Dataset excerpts
________________

# nvaccess/NVSpeechPlayer

Hardware: NVIDIA B200
Metric: audio-seconds synthesized/sec (batched streams) (higher is better)
Workload: dtype f32

## Files before the change

### nvspeechplayer_b200/csrc/host.cu

```cuda
#include <chrono>
#include <cstdio>
#include <mutex>
#include <vector>

#include "host.h"

using namespace klatt;

__global__ void init_states_kernel(StreamState *states, uint32_t n) {
	uint32_t i = blockIdx.x * blockDim.x + threadIdx.x;
	if (i >= n) return;
	states[i].fm.lastUserIndex = -1;
	states[i].fm.curIsNull = 1;
	states[i].fm.oldIsNull = 1;
}

namespace klatt {

thread_local std::string g_lastError;

int fail(const std::string &what) {
	g_lastError = what;
	if (envIs("NVSP_VERBOSE")) fprintf(stderr, "[nvspeechplayer_b200] %s\n", what.c_str());
	return -1;
}
void setLastError(const char *what) { fail(what ? what : "error"); }

bool cudaOk(cudaError_t e, const char *what) {
	if (e == cudaSuccess) return true;
	fail(std::string(what) + ": " + cudaGetErrorString(e));
	return false;
}

int pickDevice() {
	static const int chosen = envNum<int>("NVSP_DEVICE", -1);
	int dev = 0;
	if (chosen >= 0) {
		if (cudaSetDevice(chosen) != cudaSuccess) return -1;
		return chosen;
	}
	if (cudaGetDevice(&dev) != cudaSuccess) return -1;
	return dev;
}

int QueueBufs::upload(const void *hFrames, const uint32_t *hMin, const uint32_t *hFade, const int32_t *hUix, const uint8_t *hNull,
                      size_t n, cudaStream_t stream) {
	const size_t m = std::max<size_t>(n, 1);
	if ((hFrames && !frames.reserve(m * kNumParams * sizeof(double))) || (hMin && !minDur.reserve(m * 4)) ||
	    (hFade && !fadeDur.reserve(m * 4)) || (hUix && !userIndex.reserve(m * 4)) || (hNull && !isNull.reserve(m)))
		return -1;
	if (n == 0) return 0;
	if (hFrames) CU(cudaMemcpyAsync(frames.p, hFrames, n * kNumParams * sizeof(double), cudaMemcpyHostToDevice, stream));
	if (hMin) CU(cudaMemcpyAsync(minDur.p, hMin, n * 4, cudaMemcpyHostToDevice, stream));
	if (hFade) CU(cudaMemcpyAsync(fadeDur.p, hFade, n * 4, cudaMemcpyHostToDevice, stream));
	if (hUix) CU(cudaMemcpyAsync(userIndex.p, hUix, n * 4, cudaMemcpyHostToDevice, stream));
	if (hNull) CU(cudaMemcpyAsync(isNull.p, hNull, n, cudaMemcpyHostToDevice, stream));
	return 0;
}

cudaError_t initStates(StreamState *states, uint32_t n, cudaStream_t stream) {
	cudaError_t e = cudaMemsetAsync(states, 0, sizeof(StreamState) * (size_t)n, stream);
	if (e != cudaSuccess) return e;
	init_states_kernel<<<(n + 255) / 256, 256, 0, stream>>>(states, n);
	return cudaGetLastError();
}

bool RoundsCtx::init() {
	if (ok) return true;
	genTicks = std::max<uint32_t>(envNum<uint32_t>("NVSP_GEN_TICKS", 256) & ~63u, 64);
	holdTicks = std::max<uint32_t>(envNum<uint32_t>("NVSP_HOLD_TICKS", 512) & ~63u, 64);
	minStreams = envNum<uint32_t>("NVSP_ROUNDS_MIN_STREAMS", 2048);
	groups = std::min<uint32_t>(std::max<uint32_t>(envNum<uint32_t>("NVSP_GROUPS", 4), 1), kMaxGroups);
	persistent = !envIs("NVSP_SCHED", "rounds");
	blockSched = envIs("NVSP_SCHED", "block");
	blockHoldTicks = std::max<uint32_t>(envNum<uint32_t>("NVSP_BLOCK_HOLD_TICKS", 128) & ~63u, 64);
	blockMinStreams = envNum<uint32_t>("NVSP_BLOCK_MIN_STREAMS", 16384);
	schedGenTicks = std::max<uint32_t>(envNum<uint32_t>("NVSP_SCHED_GEN_TICKS", 384) & ~63u, 64);
	schedHoldTicks = std::max<uint32_t>(envNum<uint32_t>("NVSP_SCHED_HOLD_TICKS", 256) & ~63u, 64);
	schedHoldMax = std::max<uint32_t>(envNum<uint32_t>("NVSP_SCHED_HOLD_MAX", 4096) & ~63u, schedHoldTicks);
	schedFadeTicks = envNum<uint32_t>("NVSP_SCHED_FADE_TICKS", 0) & ~63u;
	schedFadeMax = std::min<uint32_t>(std::max<uint32_t>(envNum<uint32_t>("NVSP_SCHED_FADE_MAX", 512) & ~63u, schedFadeTicks), 4096);
	schedRoleSms = std::min<uint32_t>(envNum<uint32_t>("NVSP_SCHED_HOLD_SMS", 0), 255u) |
	               (std::min<uint32_t>(envNum<uint32_t>("NVSP_SCHED_FADE_SMS", 0), 255u) << 8);
	int dev = 0, sms = 0;
	cudaGetDevice(&dev);
	cudaDeviceGetAttribute(&sms, cudaDevAttrMultiProcessorCount, dev);
	const int perSm = klattF32SchedBlocksPerSm();
	schedBlocks = envNum<uint32_t>("NVSP_SCHED_BLOCKS", (uint32_t)(sms * std::max(perSm, 1)));
	blockBlocks = std::max<uint32_t>(envNum<uint32_t>("NVSP_BLOCK_BLOCKS", (uint32_t)sms), 1);
	if (envIs("NVSP_VERBOSE"))
		fprintf(stderr, "[nvspeechplayer_b200] scheduler: %d SMs x %d blocks, %u blocks, hold %u / general %u ticks\n", sms, perSm,
		        schedBlocks, schedHoldTicks, schedGenTicks);
	if (!cudaOk(cudaEventCreateWithFlags(&evStart, cudaEventDisableTiming), "cudaEventCreate")) return false;
	for (uint32_t g = 0; g < groups; ++g) {
		if (!cudaOk(cudaStreamCreateWithFlags(&lanes[2 * g], cudaStreamNonBlocking), "cudaStreamCreate")) return false;
		if (!cudaOk(cudaStreamCreateWithFlags(&lanes[2 * g + 1], cudaStreamNonBlocking), "cudaStreamCreate")) return false;
		if (!cudaOk(cudaEventCreateWithFlags(&evFork[g], cudaEventDisableTiming), "cudaEventCreate")) return false;
		if (!cudaOk(cudaEventCreateWithFlags(&evJoin[g], cudaEventDisableTiming), "cudaEventCreate")) return false;
	}
	ok = true;
	return true;
}

cudaError_t RoundsCtx::checkFault() {
	if (!hostFault.p) {
		if (hostFault.reserve(sizeof(uint32_t)) != cudaSuccess) return cudaErrorMemoryAllocation;
		*hostFault.as<uint32_t>() = 0;
	}
	return *hostFault.as<uint32_t>() ? cudaErrorLaunchTimeout : cudaSuccess;
}

RoundsCtx::~RoundsCtx() {
	if (evStart) cudaEventDestroy(evStart);
	for (uint32_t g = 0; g < kMaxGroups; ++g) {
		if (evFork[g]) cudaEventDestroy(evFork[g]);
		if (evJoin[g]) cudaEventDestroy(evJoin[g]);
		if (lanes[2 * g]) cudaStreamDestroy(lanes[2 * g]);
		if (lanes[2 * g + 1]) cudaStreamDestroy(lanes[2 * g + 1]);
	}
}

cudaError_t launchRender(int precision, const StreamDesc *descs, uint32_t n, int sampleRate, uint32_t sampleCount,
                         int16_t *out, size_t rowStride, uint32_t *written, StreamResult *results,
                         NoiseConfig noise, cudaStream_t stream, RoundsCtx *rc, bool planned, unsigned long long *launchCounter) {
	if (precision == kPrecisionF64) {
		if (launchCounter) ++*launchCounter;
		return launchKlattF64(descs, n, sampleRate, sampleCount, out, rowStride, written, results, noise, stream);
	}
	if (rc && planned && rc->init() && rc->blockSched && n >= rc->blockMinStreams && klattF32BlockCanTake(n, rc->blockBlocks)) {
		if (!rc->lite.reserve(klattF32BlockLiteBytes(n, rc->blockBlocks)) ||
		    !rc->scratchRow.reserve(sizeof(int16_t) * (size_t)std::max<uint32_t>(std::max(rc->schedHoldTicks, rc->holdTicks), rc->blockHoldTicks)))
			return cudaErrorMemoryAllocation;
		if (!rc->blockProf.p) {
			if (!rc->blockProf.reserve(256)) return cudaErrorMemoryAllocation;
			cudaMemsetAsync(rc->blockProf.p, 0, 256, stream);
		}
		if (cudaError_t e = rc->checkFault()) return e;
		return launchKlattF32Block(descs, n, sampleRate, sampleCount, rc->blockHoldTicks, out, rowStride, written, results, noise,
		                           rc->lite.p, rc->scratchRow.as<int16_t>(), rc->blockBlocks, rc->blockProf.p, rc->hostFault.as<uint32_t>(),
		                           stream, launchCounter);
	}
	if (rc && planned && rc->init() && rc->persistent && n >= rc->minStreams && sampleCount > rc->schedGenTicks) {
		uint32_t cap = 64;
		while (cap < 2 * n) cap <<= 1;
		if (cudaError_t e = rc->checkFault()) return e;
		if (!rc->ring.reserve(sizeof(uint32_t) * 3 * (size_t)cap) || !rc->ctl.reserve(2048) ||
		    !rc->scratchRow.reserve(sizeof(int16_t) * (size_t)std::max(std::max(std::max(rc->schedHoldTicks, rc->schedHoldMax), rc->holdTicks), rc->schedFadeMax)))
			return cudaErrorMemoryAllocation;
		if (klattF32SchedUsesLite() && !rc->lite.reserve(klattF32SchedLiteBytes(n, rc->schedBlocks))) return cudaErrorMemoryAllocation;
		return launchKlattF32Sched(descs, n, sampleRate, sampleCount, rc->schedHoldTicks, rc->schedGenTicks, out, rowStride, written,
		                           results, noise, rc->ring.as<uint32_t>(), cap, rc->ctl.p, rc->scratchRow.as<int16_t>(),
		                           rc->schedBlocks, rc->hostFault.as<uint32_t>(), rc->lite.p, rc->schedHoldMax, rc->schedFadeTicks,
		                           rc->schedFadeMax, rc->schedRoleSms, stream, launchCounter);
	}
	if (rc && planned && rc->init() && n >= rc->minStreams && sampleCount > rc->genTicks) {
		const uint32_t rounds = (sampleCount + rc->genTicks - 1) / rc->genTicks;
		if (!rc->listHold.reserve(sizeof(uint32_t) * (size_t)n) || !rc->listGen.reserve(sizeof(uint32_t) * (size_t)n) ||
		    !rc->counters.reserve(sizeof(uint32_t) * 2 * (size_t)rounds * rc->groups) ||
		    !rc->scratchRow.reserve(sizeof(int16_t) * (size_t)rc->holdTicks))
			return cudaErrorMemoryAllocation;
		return launchKlattF32Rounds(descs, n, sampleRate, sampleCount, rc->holdTicks, rc->genTicks, out, rowStride, written,
		                            results, noise, rc->listHold.as<uint32_t>(), rc->listGen.as<uint32_t>(),
		                            rc->counters.as<uint32_t>(), rc->scratchRow.as<int16_t>(), stream, rc->groups, rc->lanes, rc->evStart, rc->evFork,
		                            rc->evJoin, launchCounter);
	}
	if (launchCounter) ++*launchCounter;
	return launchKlattF32(descs, n, sampleRate, sampleCount, out, rowStride, written, results, noise, stream);
}
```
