@@ -122,6 +124,23 @@
 	__builtin_amdgcn_fence(__ATOMIC_ACQUIRE, "wavefront");
 }
 
+template <class T>
+__device__ __forceinline__ T wavePermute(T v, int srcLane) {
+	static_assert(sizeof(T) == 4 || sizeof(T) == 8, "32- or 64-bit values");
+	const int addr = srcLane << 2;
+	if constexpr (sizeof(T) == 4) {
+		return __builtin_bit_cast(T, __builtin_amdgcn_ds_bpermute(addr, __builtin_bit_cast(int, v)));
+	} else {
+		const unsigned long long b = __builtin_bit_cast(unsigned long long, v);
+		const unsigned int lo = (unsigned int)__builtin_amdgcn_ds_bpermute(addr, (int)(unsigned int)b);
+		const unsigned int hi = (unsigned int)__builtin_amdgcn_ds_bpermute(addr, (int)(unsigned int)(b >> 32));
+		return __builtin_bit_cast(T, ((unsigned long long)hi << 32) | lo);
+	}
+}
+template <class T> __device__ __forceinline__ T laneShfl(T v, int src, int lane) { return wavePermute(v, (src & 63) | (lane & ~63)); }
+template <class T> __device__ __forceinline__ T laneShflXor(T v, int mask, int lane) { return wavePermute(v, lane ^ mask); }
+template <class T> __device__ __forceinline__ T laneShflUp(T v, int delta, int lane) { return wavePermute(v, lane >= delta ? lane - delta : lane); }
+
 struct OriSortOut {
 	double* dX; double* dY; double* sA;
 	float* sF;
@@ -370,7 +389,7 @@
 		mx = max(mx, cnt[e]);
 	}
 #pragma unroll
-	for (int o = 32; o >= 1; o >>= 1) mx = max(mx, __shfl_xor(mx, o, 64));
+	for (int o = 32; o >= 1; o >>= 1) mx = max(mx, laneShflXor(mx, o, lane));
 	if (mx > ORI_BIN_MAX) return false;
 	waveSync();
 	{
@@ -386,7 +405,7 @@
 		unsigned int sc = run;
 #pragma unroll
 		for (int o = 1; o < 64; o <<= 1) {
-			const unsigned int t = __shfl_up(sc, o, 64);
+			const unsigned int t = laneShflUp(sc, o, lane);
 			if (lane >= o) sc += t;
 		}
 		const unsigned int base = sc - run;
@@ -552,10 +571,10 @@
 	int scan = runMax;
 #pragma unroll
 	for (int o = 1; o < 64; o <<= 1) {
-		const int t = __shfl_up(scan, o, 64);
+		const int t = laneShflUp(scan, o, lane);
 		if (lane >= o) scan = max(scan, t);
 	}
-	int prevE = __shfl_up(scan, 1, 64);
+	int prevE = laneShflUp(scan, 1, lane);
 	if (lane == 0) prevE = 1;
 	prevE = max(prevE, 1);
 	int lastE = 1;
@@ -588,7 +607,7 @@
 		lastE = pe;
 	}
 	if (__any(abnormal)) return false;
-	lastE = __shfl(lastE, (n - 1) / EPL, 64);
+	lastE = laneShfl(lastE, (n - 1) / EPL, lane);
 	WSTAMP(9);
 	double vx[EPLT], vy[EPLT];
 	{
@@ -607,7 +626,7 @@
 		double ox = tx, oy = ty;
 #pragma unroll
 		for (int o = 1; o < 64; o <<= 1) {
-			const double ux = __shfl_up(ox, o, 64), uy = __shfl_up(oy, o, 64);
+			const double ux = laneShflUp(ox, o, lane), uy = laneShflUp(oy, o, lane);
 			if (lane >= o) { ox += ux; oy += uy; }
 		}
 		ox -= tx; oy -= ty;
@@ -643,7 +662,7 @@
 			unsigned int sc = run;
 #pragma unroll
 			for (int o = 1; o < 64; o <<= 1) {
-				const unsigned int t = __shfl_up(sc, o, 64);
+				const unsigned int t = laneShflUp(sc, o, lane);
 				if (lane >= o) sc += t;
 			}
 			const unsigned int base = sc - run;
@@ -671,14 +690,14 @@
 	WSTAMP(11);
 	double m = bMag;
 #pragma unroll
-	for (int o = 32; o >= 1; o >>= 1) m = fmax(m, __shfl_xor(m, o, 64));
+	for (int o = 32; o >= 1; o >>= 1) m = fmax(m, laneShflXor(m, o, lane));
 	int pos = (bMag == m) ? bPos : 0x7fffffff;
 #pragma unroll
-	for (int o = 32; o >= 1; o >>= 1) pos = min(pos, __shfl_xor(pos, o, 64));
+	for (int o = 32; o >= 1; o >>= 1) pos = min(pos, laneShflXor(pos, o, lane));
 	const unsigned long long owner = __ballot(bMag == m && bPos == pos);
 	const int src = __ffsll((long long)owner) - 1;
-	bestX = __shfl(bX, src, 64);
-	bestY = __shfl(bY, src, 64);
+	bestX = laneShfl(bX, src, lane);
+	bestY = laneShfl(bY, src, lane);
 	const double tieFloor = m - m * 1.0e-9;
 	if (__popcll(__ballot(bMag >= tieFloor)) + __popcll(__ballot(bMag2 >= tieFloor)) > 1) {
 		waveSync();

________________

▶ **ABOUT THIS EXERCISE**:
Every line of the entries that includes "cudaStreamCreate" must be copied into the answer.

▶ **SOLUTION TO THIS EXERCISE**:
		if (!cudaOk(cudaStreamCreateWithFlags(&lanes[2 * g], cudaStreamNonBlocking), "cudaStreamCreate")) return false;
		if (!cudaOk(cudaStreamCreateWithFlags(&lanes[2 * g + 1], cudaStreamNonBlocking), "cudaStreamCreate")) return false;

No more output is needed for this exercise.